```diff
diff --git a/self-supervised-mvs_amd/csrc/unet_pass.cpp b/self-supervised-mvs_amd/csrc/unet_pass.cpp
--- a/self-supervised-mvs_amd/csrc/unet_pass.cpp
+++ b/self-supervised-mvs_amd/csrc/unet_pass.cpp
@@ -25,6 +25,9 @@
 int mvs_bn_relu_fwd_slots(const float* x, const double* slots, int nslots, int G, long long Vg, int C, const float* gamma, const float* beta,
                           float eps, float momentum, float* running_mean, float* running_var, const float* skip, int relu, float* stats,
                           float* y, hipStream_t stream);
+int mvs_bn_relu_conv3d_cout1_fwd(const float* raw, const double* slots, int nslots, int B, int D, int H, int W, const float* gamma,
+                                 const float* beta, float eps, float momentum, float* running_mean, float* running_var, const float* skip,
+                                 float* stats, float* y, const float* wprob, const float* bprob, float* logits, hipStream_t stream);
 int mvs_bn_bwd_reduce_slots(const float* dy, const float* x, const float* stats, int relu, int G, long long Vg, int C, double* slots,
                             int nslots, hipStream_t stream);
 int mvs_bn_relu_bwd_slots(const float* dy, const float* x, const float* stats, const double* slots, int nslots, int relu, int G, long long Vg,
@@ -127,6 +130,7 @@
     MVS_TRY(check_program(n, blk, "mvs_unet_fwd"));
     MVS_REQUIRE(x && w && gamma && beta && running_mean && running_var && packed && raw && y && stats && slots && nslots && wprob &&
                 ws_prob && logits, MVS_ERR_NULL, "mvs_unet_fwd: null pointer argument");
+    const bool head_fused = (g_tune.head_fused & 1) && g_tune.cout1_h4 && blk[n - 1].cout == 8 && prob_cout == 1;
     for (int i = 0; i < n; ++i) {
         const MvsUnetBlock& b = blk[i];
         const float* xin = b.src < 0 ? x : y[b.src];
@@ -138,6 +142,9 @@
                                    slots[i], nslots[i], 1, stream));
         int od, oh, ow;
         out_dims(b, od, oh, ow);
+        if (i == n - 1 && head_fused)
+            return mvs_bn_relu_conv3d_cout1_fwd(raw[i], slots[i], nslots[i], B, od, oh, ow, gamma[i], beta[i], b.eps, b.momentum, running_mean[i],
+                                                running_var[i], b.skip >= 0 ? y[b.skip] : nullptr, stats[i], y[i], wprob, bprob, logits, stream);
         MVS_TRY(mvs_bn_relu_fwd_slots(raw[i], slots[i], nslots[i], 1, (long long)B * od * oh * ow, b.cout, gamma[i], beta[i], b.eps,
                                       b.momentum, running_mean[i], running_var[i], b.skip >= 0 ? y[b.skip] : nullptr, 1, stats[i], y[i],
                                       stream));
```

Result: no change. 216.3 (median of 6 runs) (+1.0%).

■ **Problem to solve**
Find the word "logits" in the entries above and gather every line that holds it.

■ **Solved problem**
+                                 float* stats, float* y, const float* wprob, const float* bprob, float* logits, hipStream_t stream);
                 ws_prob && logits, MVS_ERR_NULL, "mvs_unet_fwd: null pointer argument");
+                                                running_var[i], b.skip >= 0 ? y[b.skip] : nullptr, stats[i], y[i], wprob, bprob, logits, stream);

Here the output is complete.